Saved entries:
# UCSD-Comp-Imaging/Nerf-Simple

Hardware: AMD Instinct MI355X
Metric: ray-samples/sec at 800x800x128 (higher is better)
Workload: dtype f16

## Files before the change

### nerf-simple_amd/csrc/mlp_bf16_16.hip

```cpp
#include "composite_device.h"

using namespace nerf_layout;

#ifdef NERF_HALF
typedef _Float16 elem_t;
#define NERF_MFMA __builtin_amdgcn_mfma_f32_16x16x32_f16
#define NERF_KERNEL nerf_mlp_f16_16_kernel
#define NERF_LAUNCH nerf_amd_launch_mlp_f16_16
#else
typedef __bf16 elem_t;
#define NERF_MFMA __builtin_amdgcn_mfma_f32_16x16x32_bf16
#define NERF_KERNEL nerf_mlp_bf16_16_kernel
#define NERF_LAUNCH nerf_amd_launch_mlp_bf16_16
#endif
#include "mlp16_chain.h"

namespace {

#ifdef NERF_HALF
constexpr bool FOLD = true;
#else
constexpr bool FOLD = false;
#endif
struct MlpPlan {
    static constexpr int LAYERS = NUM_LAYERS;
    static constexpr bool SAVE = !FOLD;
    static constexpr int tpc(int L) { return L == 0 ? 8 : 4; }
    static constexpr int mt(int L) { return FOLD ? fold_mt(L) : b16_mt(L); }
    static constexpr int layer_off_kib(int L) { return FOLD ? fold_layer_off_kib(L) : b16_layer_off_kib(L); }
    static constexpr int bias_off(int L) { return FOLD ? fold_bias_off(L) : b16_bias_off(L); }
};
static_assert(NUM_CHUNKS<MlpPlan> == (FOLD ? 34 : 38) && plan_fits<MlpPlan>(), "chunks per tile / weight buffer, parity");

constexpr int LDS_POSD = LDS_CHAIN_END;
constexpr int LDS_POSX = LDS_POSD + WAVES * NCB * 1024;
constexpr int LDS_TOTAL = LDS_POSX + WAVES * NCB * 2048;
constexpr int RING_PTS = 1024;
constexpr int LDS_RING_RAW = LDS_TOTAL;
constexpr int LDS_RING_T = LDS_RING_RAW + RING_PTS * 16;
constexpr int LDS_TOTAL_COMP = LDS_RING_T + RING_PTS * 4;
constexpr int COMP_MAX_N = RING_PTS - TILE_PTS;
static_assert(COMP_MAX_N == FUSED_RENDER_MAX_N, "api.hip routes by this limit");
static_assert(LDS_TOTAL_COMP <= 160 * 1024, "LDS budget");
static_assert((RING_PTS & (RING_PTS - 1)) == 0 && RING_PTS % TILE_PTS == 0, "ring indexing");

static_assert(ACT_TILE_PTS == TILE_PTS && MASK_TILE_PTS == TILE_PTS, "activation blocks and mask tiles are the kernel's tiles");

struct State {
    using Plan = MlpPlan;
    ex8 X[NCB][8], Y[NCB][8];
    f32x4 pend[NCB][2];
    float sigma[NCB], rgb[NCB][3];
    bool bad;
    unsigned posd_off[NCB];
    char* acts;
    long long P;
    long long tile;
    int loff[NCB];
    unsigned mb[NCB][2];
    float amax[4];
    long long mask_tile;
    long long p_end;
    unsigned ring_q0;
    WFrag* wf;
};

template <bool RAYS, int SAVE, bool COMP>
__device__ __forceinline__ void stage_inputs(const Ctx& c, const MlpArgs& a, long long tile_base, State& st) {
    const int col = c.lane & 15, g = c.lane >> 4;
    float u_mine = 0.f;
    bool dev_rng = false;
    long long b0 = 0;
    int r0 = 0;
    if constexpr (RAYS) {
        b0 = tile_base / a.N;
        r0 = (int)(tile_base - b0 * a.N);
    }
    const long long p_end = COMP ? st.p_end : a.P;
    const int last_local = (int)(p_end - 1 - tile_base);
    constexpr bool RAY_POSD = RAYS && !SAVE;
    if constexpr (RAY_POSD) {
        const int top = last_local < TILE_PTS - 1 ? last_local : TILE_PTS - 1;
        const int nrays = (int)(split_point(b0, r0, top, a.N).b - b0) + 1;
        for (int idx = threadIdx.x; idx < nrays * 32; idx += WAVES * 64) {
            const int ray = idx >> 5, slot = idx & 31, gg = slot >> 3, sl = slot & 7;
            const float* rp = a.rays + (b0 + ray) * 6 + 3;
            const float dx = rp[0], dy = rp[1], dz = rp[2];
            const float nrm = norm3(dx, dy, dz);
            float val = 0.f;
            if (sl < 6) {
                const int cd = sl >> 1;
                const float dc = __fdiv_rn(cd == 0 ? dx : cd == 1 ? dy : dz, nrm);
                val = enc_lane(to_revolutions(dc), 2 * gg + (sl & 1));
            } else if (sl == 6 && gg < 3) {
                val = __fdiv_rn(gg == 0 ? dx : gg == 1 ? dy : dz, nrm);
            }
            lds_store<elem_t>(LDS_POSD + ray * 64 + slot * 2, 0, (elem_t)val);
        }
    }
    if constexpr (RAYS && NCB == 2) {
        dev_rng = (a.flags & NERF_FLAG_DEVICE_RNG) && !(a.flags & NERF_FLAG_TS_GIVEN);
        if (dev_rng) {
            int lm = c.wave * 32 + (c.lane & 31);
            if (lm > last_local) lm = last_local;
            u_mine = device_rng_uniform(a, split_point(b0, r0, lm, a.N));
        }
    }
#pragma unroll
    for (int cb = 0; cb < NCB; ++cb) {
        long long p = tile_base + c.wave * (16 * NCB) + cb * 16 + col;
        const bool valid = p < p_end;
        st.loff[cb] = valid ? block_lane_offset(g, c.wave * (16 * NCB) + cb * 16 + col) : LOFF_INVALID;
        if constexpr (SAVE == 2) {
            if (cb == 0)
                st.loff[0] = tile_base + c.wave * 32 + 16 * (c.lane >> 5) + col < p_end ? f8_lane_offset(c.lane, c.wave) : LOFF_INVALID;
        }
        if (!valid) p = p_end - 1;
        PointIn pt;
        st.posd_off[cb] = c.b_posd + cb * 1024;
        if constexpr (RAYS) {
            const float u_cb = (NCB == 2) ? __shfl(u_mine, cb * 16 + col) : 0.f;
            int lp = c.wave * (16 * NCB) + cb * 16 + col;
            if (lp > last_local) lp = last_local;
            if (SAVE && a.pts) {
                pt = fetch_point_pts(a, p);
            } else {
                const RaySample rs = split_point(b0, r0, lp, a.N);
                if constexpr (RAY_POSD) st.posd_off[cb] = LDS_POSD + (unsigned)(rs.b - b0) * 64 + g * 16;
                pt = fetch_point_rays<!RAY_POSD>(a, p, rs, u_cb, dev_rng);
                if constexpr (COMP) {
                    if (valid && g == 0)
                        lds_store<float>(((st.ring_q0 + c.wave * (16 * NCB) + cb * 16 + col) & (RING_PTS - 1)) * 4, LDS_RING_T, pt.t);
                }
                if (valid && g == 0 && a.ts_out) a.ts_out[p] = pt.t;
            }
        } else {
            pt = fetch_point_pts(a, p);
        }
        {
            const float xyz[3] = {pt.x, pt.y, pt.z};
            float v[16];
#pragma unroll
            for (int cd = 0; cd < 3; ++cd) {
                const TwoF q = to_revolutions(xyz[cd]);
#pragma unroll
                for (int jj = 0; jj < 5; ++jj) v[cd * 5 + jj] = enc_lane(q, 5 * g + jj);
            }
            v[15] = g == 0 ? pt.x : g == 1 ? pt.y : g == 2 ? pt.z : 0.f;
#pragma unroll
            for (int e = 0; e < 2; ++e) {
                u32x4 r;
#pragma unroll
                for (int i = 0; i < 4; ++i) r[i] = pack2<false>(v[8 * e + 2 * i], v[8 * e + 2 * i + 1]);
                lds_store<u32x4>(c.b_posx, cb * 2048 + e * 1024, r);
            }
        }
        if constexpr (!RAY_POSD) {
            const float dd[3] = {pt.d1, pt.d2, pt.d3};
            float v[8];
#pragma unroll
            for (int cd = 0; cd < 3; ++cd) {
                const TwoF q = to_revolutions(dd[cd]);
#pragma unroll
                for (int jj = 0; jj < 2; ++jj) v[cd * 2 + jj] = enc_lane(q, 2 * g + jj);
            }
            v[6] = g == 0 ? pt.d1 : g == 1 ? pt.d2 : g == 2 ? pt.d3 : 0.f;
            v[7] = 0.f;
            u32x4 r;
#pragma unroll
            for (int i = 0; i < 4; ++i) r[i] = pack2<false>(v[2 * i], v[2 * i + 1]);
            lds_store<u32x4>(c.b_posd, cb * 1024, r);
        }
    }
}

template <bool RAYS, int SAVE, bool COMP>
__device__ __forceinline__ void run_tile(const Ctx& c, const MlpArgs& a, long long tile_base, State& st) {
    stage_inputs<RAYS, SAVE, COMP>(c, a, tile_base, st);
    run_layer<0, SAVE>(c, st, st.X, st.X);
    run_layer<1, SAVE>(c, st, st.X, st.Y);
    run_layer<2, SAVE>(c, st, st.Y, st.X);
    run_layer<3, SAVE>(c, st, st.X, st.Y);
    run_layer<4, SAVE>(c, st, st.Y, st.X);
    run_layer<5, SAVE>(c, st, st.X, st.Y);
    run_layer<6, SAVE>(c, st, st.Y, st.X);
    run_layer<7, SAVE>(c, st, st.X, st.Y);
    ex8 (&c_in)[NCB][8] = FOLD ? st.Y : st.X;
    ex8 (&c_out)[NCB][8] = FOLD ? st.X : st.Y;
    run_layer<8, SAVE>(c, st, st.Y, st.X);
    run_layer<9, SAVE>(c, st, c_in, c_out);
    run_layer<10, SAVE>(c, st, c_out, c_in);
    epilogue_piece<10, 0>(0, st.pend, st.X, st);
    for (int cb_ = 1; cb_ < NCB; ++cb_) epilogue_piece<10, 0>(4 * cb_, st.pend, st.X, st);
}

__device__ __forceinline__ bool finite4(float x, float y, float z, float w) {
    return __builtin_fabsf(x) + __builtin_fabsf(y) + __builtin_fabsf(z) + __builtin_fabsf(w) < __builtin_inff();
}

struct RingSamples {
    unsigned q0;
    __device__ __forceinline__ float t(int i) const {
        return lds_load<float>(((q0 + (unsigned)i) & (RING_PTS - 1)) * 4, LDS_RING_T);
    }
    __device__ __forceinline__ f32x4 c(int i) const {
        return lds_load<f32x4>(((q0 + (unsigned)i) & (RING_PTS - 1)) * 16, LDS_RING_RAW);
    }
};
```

PROBLEM TO SOLVE: Wherever the string "bool" appears in the data above, report the whole line.

EXERCISE ANSWER:
constexpr bool FOLD = true;
constexpr bool FOLD = false;
    static constexpr bool SAVE = !FOLD;
    bool bad;
template <bool RAYS, int SAVE, bool COMP>
    bool dev_rng = false;
    constexpr bool RAY_POSD = RAYS && !SAVE;
        const bool valid = p < p_end;
template <bool RAYS, int SAVE, bool COMP>
__device__ __forceinline__ bool finite4(float x, float y, float z, float w) {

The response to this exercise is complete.